Saved entries
# jzr99/Geo4D

Hardware: AMD Instinct MI355X
Metric: denoised latent frames/sec (16x320x512, 50-step DDIM) (higher is better)
Workload: dtype bf16x3m

## Files before the change

### geo4d_amd/_lib.py

```python
import ctypes as C
import os

import torch

_HERE = os.path.dirname(os.path.abspath(__file__))
LIB_PATH = os.environ.get("GEO4D_HIP_LIB") or os.path.join(_HERE, "csrc", "libgeo4d_hip.so")
ABI_VERSION = 9

F32, BF16, F16, BF16X3, F16X2 = 0, 1, 2, 3, 4


class Geo4DNativeError(RuntimeError):
    pass


class ConvGemm(C.Structure):
    _fields_ = [
        ("A", C.c_void_p), ("W", C.c_void_p), ("O", C.c_void_p),
        ("bias", C.c_void_p), ("rowbias", C.c_void_p), ("R", C.c_void_p),
        ("zeros", C.c_void_p), ("workspace", C.c_void_p), ("workspace_bytes", C.c_size_t),
        ("lda", C.c_long), ("ldw", C.c_long), ("ldo", C.c_long), ("ldr", C.c_long), ("ldrb", C.c_long),
        ("a_bs", C.c_long), ("w_bs", C.c_long), ("o_bs", C.c_long), ("r_bs", C.c_long),
        ("M", C.c_int), ("N", C.c_int), ("K", C.c_int), ("batch", C.c_int),
        ("Cin", C.c_int),
# ... 6 lines not shown
        ("a_split", C.c_int), ("w_split", C.c_int), ("o_split", C.c_int), ("gn_colsum", C.c_void_p), ("sat_count", C.c_void_p),
    ]


class GroupNorm(C.Structure):
    _fields_ = [
        ("x", C.c_void_p), ("y", C.c_void_p), ("gamma", C.c_void_p), ("beta", C.c_void_p),
        ("workspace", C.c_void_p), ("workspace_bytes", C.c_size_t),
        ("ldx", C.c_long), ("ldy", C.c_long),
        ("F", C.c_int), ("HW", C.c_int), ("C", C.c_int), ("groups", C.c_int), ("frames_per_stat", C.c_int),
        ("act", C.c_int), ("dtype", C.c_int), ("eps", C.c_float), ("colsum", C.c_void_p), ("split_out", C.c_int), ("colsum_rows", C.c_int),
        ("sat_count", C.c_void_p),
    ]


class Attention(C.Structure):
    _fields_ = [
        ("q", C.c_void_p), ("o", C.c_void_p),
        ("k", C.c_void_p * 2), ("vt", C.c_void_p * 2), ("zeros", C.c_void_p),
        ("ldq", C.c_long), ("ldo", C.c_long), ("ldk", C.c_long * 2), ("ldvt", C.c_long * 2), ("vt_bs", C.c_long * 2),
        ("Nk", C.c_int * 2), ("kv_div", C.c_int * 2),
        ("B", C.c_int), ("H", C.c_int), ("Nq", C.c_int), ("nseg", C.c_int), ("head_dim", C.c_int), ("dtype", C.c_int),
        ("scale", C.c_float), ("split_out", C.c_int), ("variant", C.c_int), ("qkv_split", C.c_int),
    ]


class Align(C.Structure):
    _fields_ = [
        ("pred", C.c_void_p), ("conf", C.c_void_p), ("logdepth", C.c_void_p), ("cams", C.c_void_p), ("slot_trf", C.c_void_p),
        ("slot_ptr", C.c_void_p), ("slot_idx", C.c_void_p),
# ... 16 lines not shown
        ("slot_st", C.c_void_p), ("s_depth", C.c_void_p), ("t_depth", C.c_void_p), ("depth_ok", C.c_void_p),
        ("traj", C.c_void_p), ("traj_align", C.c_void_p), ("traj_valid", C.c_void_p), ("slot_img", C.c_void_p), ("img_slot_ptr", C.c_void_p),
        ("img_slot_idx", C.c_void_p), ("grad_traj", C.c_void_p),
        ("n_imgs", C.c_int), ("n_groups", C.c_int), ("n_slots", C.c_int), ("slots_per_group", C.c_int), ("n_listed_slots", C.c_int),
        ("n_focals", C.c_int), ("norm_pw_scale", C.c_int),
        ("focal_break", C.c_float), ("base_scale", C.c_float), ("ppx", C.c_float), ("ppy", C.c_float), ("smooth_weight", C.c_float),
        ("translation_weight", C.c_float), ("traj_weight", C.c_float),
    ]
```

• **Exercise brief**
Every record above needs to be returned in full, exactly.

• **Finished task**
# jzr99/Geo4D

Hardware: AMD Instinct MI355X
Metric: denoised latent frames/sec (16x320x512, 50-step DDIM) (higher is better)
Workload: dtype bf16x3m

## Files before the change

### geo4d_amd/_lib.py

```python
import ctypes as C
import os

import torch

_HERE = os.path.dirname(os.path.abspath(__file__))
LIB_PATH = os.environ.get("GEO4D_HIP_LIB") or os.path.join(_HERE, "csrc", "libgeo4d_hip.so")
ABI_VERSION = 9

F32, BF16, F16, BF16X3, F16X2 = 0, 1, 2, 3, 4


class Geo4DNativeError(RuntimeError):
    pass


class ConvGemm(C.Structure):
    _fields_ = [
        ("A", C.c_void_p), ("W", C.c_void_p), ("O", C.c_void_p),
        ("bias", C.c_void_p), ("rowbias", C.c_void_p), ("R", C.c_void_p),
        ("zeros", C.c_void_p), ("workspace", C.c_void_p), ("workspace_bytes", C.c_size_t),
        ("lda", C.c_long), ("ldw", C.c_long), ("ldo", C.c_long), ("ldr", C.c_long), ("ldrb", C.c_long),
        ("a_bs", C.c_long), ("w_bs", C.c_long), ("o_bs", C.c_long), ("r_bs", C.c_long),
        ("M", C.c_int), ("N", C.c_int), ("K", C.c_int), ("batch", C.c_int),
        ("Cin", C.c_int),
# ... 6 lines not shown
        ("a_split", C.c_int), ("w_split", C.c_int), ("o_split", C.c_int), ("gn_colsum", C.c_void_p), ("sat_count", C.c_void_p),
    ]


class GroupNorm(C.Structure):
    _fields_ = [
        ("x", C.c_void_p), ("y", C.c_void_p), ("gamma", C.c_void_p), ("beta", C.c_void_p),
        ("workspace", C.c_void_p), ("workspace_bytes", C.c_size_t),
        ("ldx", C.c_long), ("ldy", C.c_long),
        ("F", C.c_int), ("HW", C.c_int), ("C", C.c_int), ("groups", C.c_int), ("frames_per_stat", C.c_int),
        ("act", C.c_int), ("dtype", C.c_int), ("eps", C.c_float), ("colsum", C.c_void_p), ("split_out", C.c_int), ("colsum_rows", C.c_int),
        ("sat_count", C.c_void_p),
    ]


class Attention(C.Structure):
    _fields_ = [
        ("q", C.c_void_p), ("o", C.c_void_p),
        ("k", C.c_void_p * 2), ("vt", C.c_void_p * 2), ("zeros", C.c_void_p),
        ("ldq", C.c_long), ("ldo", C.c_long), ("ldk", C.c_long * 2), ("ldvt", C.c_long * 2), ("vt_bs", C.c_long * 2),
        ("Nk", C.c_int * 2), ("kv_div", C.c_int * 2),
        ("B", C.c_int), ("H", C.c_int), ("Nq", C.c_int), ("nseg", C.c_int), ("head_dim", C.c_int), ("dtype", C.c_int),
        ("scale", C.c_float), ("split_out", C.c_int), ("variant", C.c_int), ("qkv_split", C.c_int),
    ]


class Align(C.Structure):
    _fields_ = [
        ("pred", C.c_void_p), ("conf", C.c_void_p), ("logdepth", C.c_void_p), ("cams", C.c_void_p), ("slot_trf", C.c_void_p),
        ("slot_ptr", C.c_void_p), ("slot_idx", C.c_void_p),
# ... 16 lines not shown
        ("slot_st", C.c_void_p), ("s_depth", C.c_void_p), ("t_depth", C.c_void_p), ("depth_ok", C.c_void_p),
        ("traj", C.c_void_p), ("traj_align", C.c_void_p), ("traj_valid", C.c_void_p), ("slot_img", C.c_void_p), ("img_slot_ptr", C.c_void_p),
        ("img_slot_idx", C.c_void_p), ("grad_traj", C.c_void_p),
        ("n_imgs", C.c_int), ("n_groups", C.c_int), ("n_slots", C.c_int), ("slots_per_group", C.c_int), ("n_listed_slots", C.c_int),
        ("n_focals", C.c_int), ("norm_pw_scale", C.c_int),
        ("focal_break", C.c_float), ("base_scale", C.c_float), ("ppx", C.c_float), ("ppy", C.c_float), ("smooth_weight", C.c_float),
        ("translation_weight", C.c_float), ("traj_weight", C.c_float),
    ]
```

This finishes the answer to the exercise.